The container suggested in the question would alter the atmospheric pressures as the temperature dropped which would change the progression based on how quickly the temperature was dropping and other factors.

It would have to be a robust container since at -7.6 degrees Fahrenheit, ice can exert pressures of ~40,000 lbs. per square inch without melting. The conclusion I offered is that if water that is freezing is unable to expand, it remains a liquid.

See also, "vitrification".

Another answer would be that it actually never technically freezes so the question as asked negates the possibility of a solid answer. (Pun intended.)

The confusing part is that you are assuming the freezing temperature of the water would be constant. As the water began to freeze and expand, the pressure inside the container would increase. The increased pressure would in turn lower the freezing point of the remaining water.

So in the end one of two things would happen:
1. The freezing point would be lowered enough that most of the water would just remain liquid.
2. If it was cold enough the water would break the container.

This video illustrates the second container pretty amazingly:
http://www.youtube.com/watch?v=G-Ywwy__pxo

According to Greg Bradburn of newton.dep.anl.gov, he posted that "The answer is -- the water pipes break when the water freezes in them. The freezing point of the water in the sphere would be depressed a small amount so at the standard (atmospheric) pressure freezing point of water the water in the sphere would remain liquid. But, at just a slightly lower temperature it would freeze and the sphere would burst."
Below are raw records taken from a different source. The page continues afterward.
#ifdef EDGE_PHASE_TIMING
__device__ unsigned long long g_edge_phase[16];
#define EPH_INIT unsigned long long eph_acc[8] = {0, 0, 0, 0, 0, 0, 0, 0}, eph_t = wall_clock64();
#define EPH(k) { __builtin_amdgcn_sched_barrier(0); const unsigned long long eph_n = wall_clock64(); eph_acc[k] += eph_n - eph_t; eph_t = eph_n; __builtin_amdgcn_sched_barrier(0); }
#define EPH_FLUSH(base) if ((threadIdx.x & 63) == 0) { for (int q_ = 0; q_ < 8; ++q_) atomicAdd(&g_edge_phase[(base) + q_], eph_acc[q_]); }
extern "C" int vssr_debug_edge_phases(unsigned long long *out, int reset) {
    if (hipMemcpyFromSymbol(out, HIP_SYMBOL(g_edge_phase), sizeof(unsigned long long) * 16) != hipSuccess) return -1;
    if (reset) { unsigned long long z[16] = {}; if (hipMemcpyToSymbol(HIP_SYMBOL(g_edge_phase), z, sizeof(z)) != hipSuccess) return -1; }
    return 0;
}
#else
#define EPH_INIT
#define EPH(k)
#define EPH_FLUSH(base)
#endif

#ifndef SUB16_WAVES
#define SUB16_WAVES 12
#endif

namespace vssr {

typedef float f32x4 __attribute__((ext_vector_type(4)));

typedef unsigned u32x4 __attribute__((ext_vector_type(4)));
typedef _Float16 f16x8 __attribute__((ext_vector_type(8)));

__device__ __forceinline__ void mfma_pre_fence(u32x4 &a, u32x4 &b) {
    asm volatile("; mfma_pre_fence" : "+v"(a), "+v"(b) : : "memory");
}
__device__ __forceinline__ void arrival_fence(u32x4 &a, u32x4 &b) {
    asm volatile("; arrival_fence" : "+v"(a), "+v"(b) : : "memory");
}
__device__ __forceinline__ void arrival_fence(u32x4 &a, u32x4 &b, u32x4 &c, u32x4 &d, float &g) {
    asm volatile("; arrival_fence" : "+v"(a), "+v"(b), "+v"(c), "+v"(d), "+v"(g) : : "memory");
}
__device__ __forceinline__ float take(float src) {
    float d;
    asm("v_mov_b32 %0, %1" : "=v"(d) : "v"(src));
    return d;
}
__device__ __forceinline__ unsigned take_u(unsigned src) {
    unsigned d;
    asm("v_mov_b32 %0, %1" : "=v"(d) : "v"(src));
    return d;
}
__device__ __forceinline__ void mfma_load_fence(int &index, float &a, float &b, float &c) {
    asm volatile("; mfma_load_fence" : "+v"(index), "+v"(a), "+v"(b), "+v"(c));
}
// ... 54 lines not shown
    const auto hi = __builtin_amdgcn_permlane16_swap(a[1], a[1], false, false);
    s0 = __uint_as_float(lo[0]); s1 = __uint_as_float(lo[1]); s2 = __uint_as_float(hi[0]); s3 = __uint_as_float(hi[1]);
}

void build_wd16(const float *Wd, const float *bd, unsigned *dst) {
    auto split2 = [](float x, unsigned (&p)[2]) {
        const _Float16 h = (_Float16)x;
        const _Float16 l = (_Float16)(x - (float)h);
        unsigned short hb, lb;
        memcpy(&hb, &h, 2);
        memcpy(&lb, &l, 2);
        p[0] = hb; p[1] = lb;
    };
    for (int row = 0; row < F3; ++row)
        for (int kq = 0; kq < 4; ++kq) {
            unsigned wh[5], wl[5], bp[2];
            for (int t = 0; t < 5; ++t) {
                unsigned p2[2];
                split2(Wd[(size_t)row * 20 + kq + 4 * t], p2);
                wh[t] = p2[0]; wl[t] = p2[1];
            }
            split2(bd[row], bp);
            const unsigned bias = kq == 1 ? bp[1] : kq == 3 ? 0u : bp[0];
            const unsigned a1[8] = {wh[0], wh[1], wh[2], wh[3], wh[4], bias, wl[0], wl[1]};
            const unsigned a2[8] = {wl[2], wl[3], wl[4], wh[4], wh[0], wh[1], wh[2], wh[3]};
            unsigned *o = dst + ((size_t)row * 4 + kq) * 8;
            for (int q = 0; q < 4; ++q) {
                o[q] = a1[2 * q] | (a1[2 * q + 1] << 16);
                o[4 + q] = a2[2 * q] | (a2[2 * q + 1] << 16);
            }
        }
}

#ifndef STAGE_BATCH
#define STAGE_BATCH 4
#endif

template <int N> struct FeatVec { typedef float type __attribute__((ext_vector_type(N))); };
struct FeatVec1 {
    float v;
    __device__ __forceinline__ float operator[](int) const { return v; }
};
template <> struct FeatVec<1> { typedef FeatVec1 type; };

template <int NF>
struct EdgeGeo {
    static_assert(NF == 4 || NF == 2 || NF == 1, "16-, 8- or 4-feature slices");
    static constexpr int FS = 4 * NF;
    static constexpr int NSLICE = F / FS;
    static constexpr int NSEC = 3;
    static constexpr int NT = NF == 4 ? 3 : NF == 2 ? 2 : 1;
    static constexpr int NSEG = 6;
    static constexpr int ROW = NSEG * FS + 4;
    static constexpr int ROWB = FS * 4 + 4;
    __host__ __device__ static constexpr int row_section(int T, int i) {
        return NF == 4 ? T : NF == 1 ? ((i & 3) < 3 ? (i & 3) : -1) : (2 * T + ((i & 3) >> 1) < 3 ? 2 * T + ((i & 3) >> 1) : -1);
    }
    __host__ __device__ static constexpr int row_feature(int i) { return NF == 4 ? i : NF == 1 ? (i >> 2) : 2 * (i >> 2) + (i & 1); }
};
template <int NF> __device__ __forceinline__ constexpr int sec_tile(int sec) { return NF == 4 ? sec : NF == 1 ? 0 : sec >> 1; }
template <int NF> __device__ __forceinline__ constexpr int sec_reg(int sec, int r) { return NF == 4 ? r : NF == 1 ? sec : 2 * (sec & 1) + r; }

template <int NF, bool SLDS>
size_t edge_fwd_lds_bytes_t(int max_atoms) {
    return sizeof(float) * ((size_t)max_atoms * (EdgeGeo<NF>::ROW + (SLDS ? EdgeGeo<NF>::FS : 0)) + 4);
}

Truthfully, I don't know. First, you'd need an "ideal" rigid container. If you use steel it will still expand, or it will burst. The amount of pressure exerted by freezing water that is being compressed is unbelievably high. If I had to speculate, I'd say that if you were able to exert enough pressure, and cool the water down at the same time sufficiently, it would freeze. However, it might require a much lower temperature to freeze the water than 0 degrees C.